» **Work item**:
Across the listing below, work out how many lines include the word "check". Give the number alone.

» **Dataset records**:
══════
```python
_SIGNATURES = {
    "rx_abi_version": (c_int, []),
    "rx_last_error": (c_char_p, []),
    "rx_device_arch_ok": (c_int, []),
    "rx_last_conv_kernel": (c_char_p, []),
    "rx_pack_conv_weight": (c_int, [c_int, c_void_p, c_int, c_int, c_int, c_void_p, c_void_p, c_void_p]),
    "rx_pack_convT_weight": (c_int, [c_int, c_void_p, c_int, c_int, c_int, c_void_p, c_void_p, c_void_p]),
    "rx_pack_multi": (c_int, [c_int, c_int, c_void_p, c_void_p, c_void_p, c_void_p, c_void_p, c_void_p, c_void_p, c_void_p]),
    "rx_conv_workspace_hint": (c_size_t, []),
    "rx_conv3d_fwd": (c_int, [c_int, _P, c_void_p, c_void_p, _P, I3, I3, c_void_p, c_size_t, c_void_p]),
    "rx_conv3d_fwd_stats": (c_int, [c_int, _P, c_void_p, c_void_p, _P, I3, I3, c_float, c_void_p, c_void_p, c_size_t, c_void_p]),
    "rx_conv3d_bwd_data": (c_int, [c_int, _P, c_void_p, _P, I3, I3, c_int, c_void_p, c_size_t, c_void_p]),
    "rx_conv3d_bwd_data_instats": (c_int, [c_int, _P, c_void_p, _P, I3, I3, c_int, _P, c_void_p, c_float, c_void_p, POINTER(c_int),
                                           c_void_p, c_size_t, c_void_p]),
    "rx_instnorm_act_bwd_apply": (c_int, [c_int, _P, _P, c_void_p, _P, c_float, c_void_p, _P, _P, c_int, c_void_p]),
    "rx_conv3d_bwd_weight_workspace": (c_size_t, [_P, _P, I3]),
    "rx_conv3d_bwd_weight": (c_int, [c_int, _P, _P, c_void_p, I3, I3, c_void_p, c_size_t, c_void_p]),
    "rx_convT3d_fwd": (c_int, [c_int, _P, c_void_p, c_void_p, _P, I3, c_void_p, c_size_t, c_void_p]),
    "rx_convT3d_bwd_data": (c_int, [c_int, _P, c_void_p, _P, I3, c_int, c_void_p, c_size_t, c_void_p]),
    "rx_convT3d_bwd_weight_workspace": (c_size_t, [_P, _P, I3]),
    "rx_convT3d_bwd_weight": (c_int, [c_int, _P, _P, c_void_p, I3, c_void_p, c_size_t, c_void_p]),
    "rx_instnorm_stats_workspace": (c_size_t, [_P]),
    "rx_instnorm_stats": (c_int, [c_int, _P, c_float, c_void_p, c_void_p, c_size_t, c_void_p]),
    "rx_instnorm_act_fwd": (c_int, [c_int, _P, c_void_p, _P, _P, c_float, c_void_p]),
    "rx_instnorm_stats_mask": (c_int, [c_void_p, c_void_p, c_int, c_void_p]),
    "rx_instnorm_fwd": (c_int, [c_int, _P, c_float, c_void_p, _P, _P, c_float, c_void_p, c_size_t, c_void_p]),
    "rx_instnorm_act_bwd": (c_int, [c_int, _P, _P, c_void_p, _P, c_float, _P, _P, c_int, c_void_p, c_size_t,
                                    c_void_p]),
    "rx_instnorm_act_bwd_res": (c_int, [c_int, _P, _P, c_void_p, _P, c_float, _P, I3, _P, _P, c_void_p, c_size_t, c_void_p]),
    "rx_se_workspace": (c_size_t, [_P]),
    "rx_se_gate_fwd": (c_int, [c_int, _P, c_void_p, c_void_p, _PSE, c_void_p, c_void_p, c_void_p, c_void_p, c_void_p, c_size_t,
                               c_void_p]),
    "rx_instnorm_gate_act_fwd": (c_int, [c_int, _P, c_void_p, c_void_p, c_int, _P, _P, c_float, c_void_p]),
    "rx_se_gate_bwd": (c_int, [c_int, _P, _P, c_void_p, _P, c_float, c_void_p, _PSE, c_void_p, c_void_p, c_void_p, c_void_p,
                               c_void_p, c_void_p, c_void_p, c_void_p, c_void_p, c_void_p, c_void_p, c_size_t, c_void_p]),
    "rx_instnorm_gate_act_bwd": (c_int, [c_int, _P, _P, c_void_p, _P, c_float, c_void_p, c_void_p, c_void_p, c_int, _P, _P,
                                         c_int, c_void_p]),
    "rx_avgpool_fwd": (c_int, [c_int, _P, _P, I3, c_void_p]),
    "rx_instnorm_act_pool_fwd": (c_int, [c_int, _P, c_void_p, _P, _P, _P, I3, c_float, c_void_p]),
    "rx_avgpool_bwd": (c_int, [c_int, _P, _P, I3, c_int, c_void_p]),
    "rx_stem_conv_fwd": (c_int, [c_int, c_void_p, c_int, c_int, c_int, c_int, c_int, c_void_p, c_void_p, _P, I3,
                                 c_void_p]),
    "rx_stem_conv_fwd_stats": (c_int, [c_int, c_void_p, c_int, c_int, c_int, c_int, c_int, c_void_p, c_void_p, _P, I3,
                                       c_float, c_void_p, c_void_p, c_size_t, c_void_p]),
    "rx_stem_conv_bwd_weight_workspace": (c_size_t, [c_int, c_int, c_int]),
    "rx_stem_conv_bwd_weight": (c_int, [c_int, c_void_p, c_int, c_int, c_int, c_int, c_int, _P, c_void_p, I3,
                                        c_void_p, c_size_t, c_void_p]),
    "rx_head_fwd": (c_int, [c_int, _P, c_void_p, c_void_p, c_int, c_void_p, c_int, c_void_p]),
    "rx_head_bwd_workspace": (c_size_t, [_P, c_int]),
    "rx_instnorm_act_head_fwd": (c_int, [c_int, _P, c_void_p, _P, c_float, c_void_p, c_void_p, c_int, c_void_p, c_int, c_void_p]),
# ... 100 lines not shown
```

multi-task-3d-resencoder-unet_amd/engine/ops.py:

```python
from ctypes import byref, c_void_p

import numpy as np
import torch

from . import lib as _l
from .lib import I3, RxAct, check, load, stream_ptr

_WS = {}
_PROF = None


def set_profiler(p):
    global _PROF
    _PROF = p


class LaunchProfiler:

    def __init__(self):
        self.pending = []
        self.groups = {}
        self.pending_hbm = []
        self.hbm = {}

# ... 302 lines not shown

    def go():
        check(load().rx_conv3d_bwd_data_instats(_code(dy.dtype), byref(dy.desc()), _ptr(w_bwd), byref(dx.desc()), I3(*kernel),
                                                I3(*stride), int(accumulate), byref(in_y.desc()), _ptr(in_stats), float(slope),
                                                _ptr(m12), byref(fused), *_ws_args(ws), stream_ptr()), "rx_conv3d_bwd_data_instats")
    if _PROF is None:
        go()
    else:
        n = dx.dims[0]
        _PROF.run("dgrad:" + LaunchProfiler.igemm_name(dx.voxels, dx.c), 2.0 * n * dx.voxels * dx.c * dy.c * _taps(kernel), 1, go)
    return bool(fused.value)
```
══════
» **Exercise solution**:
2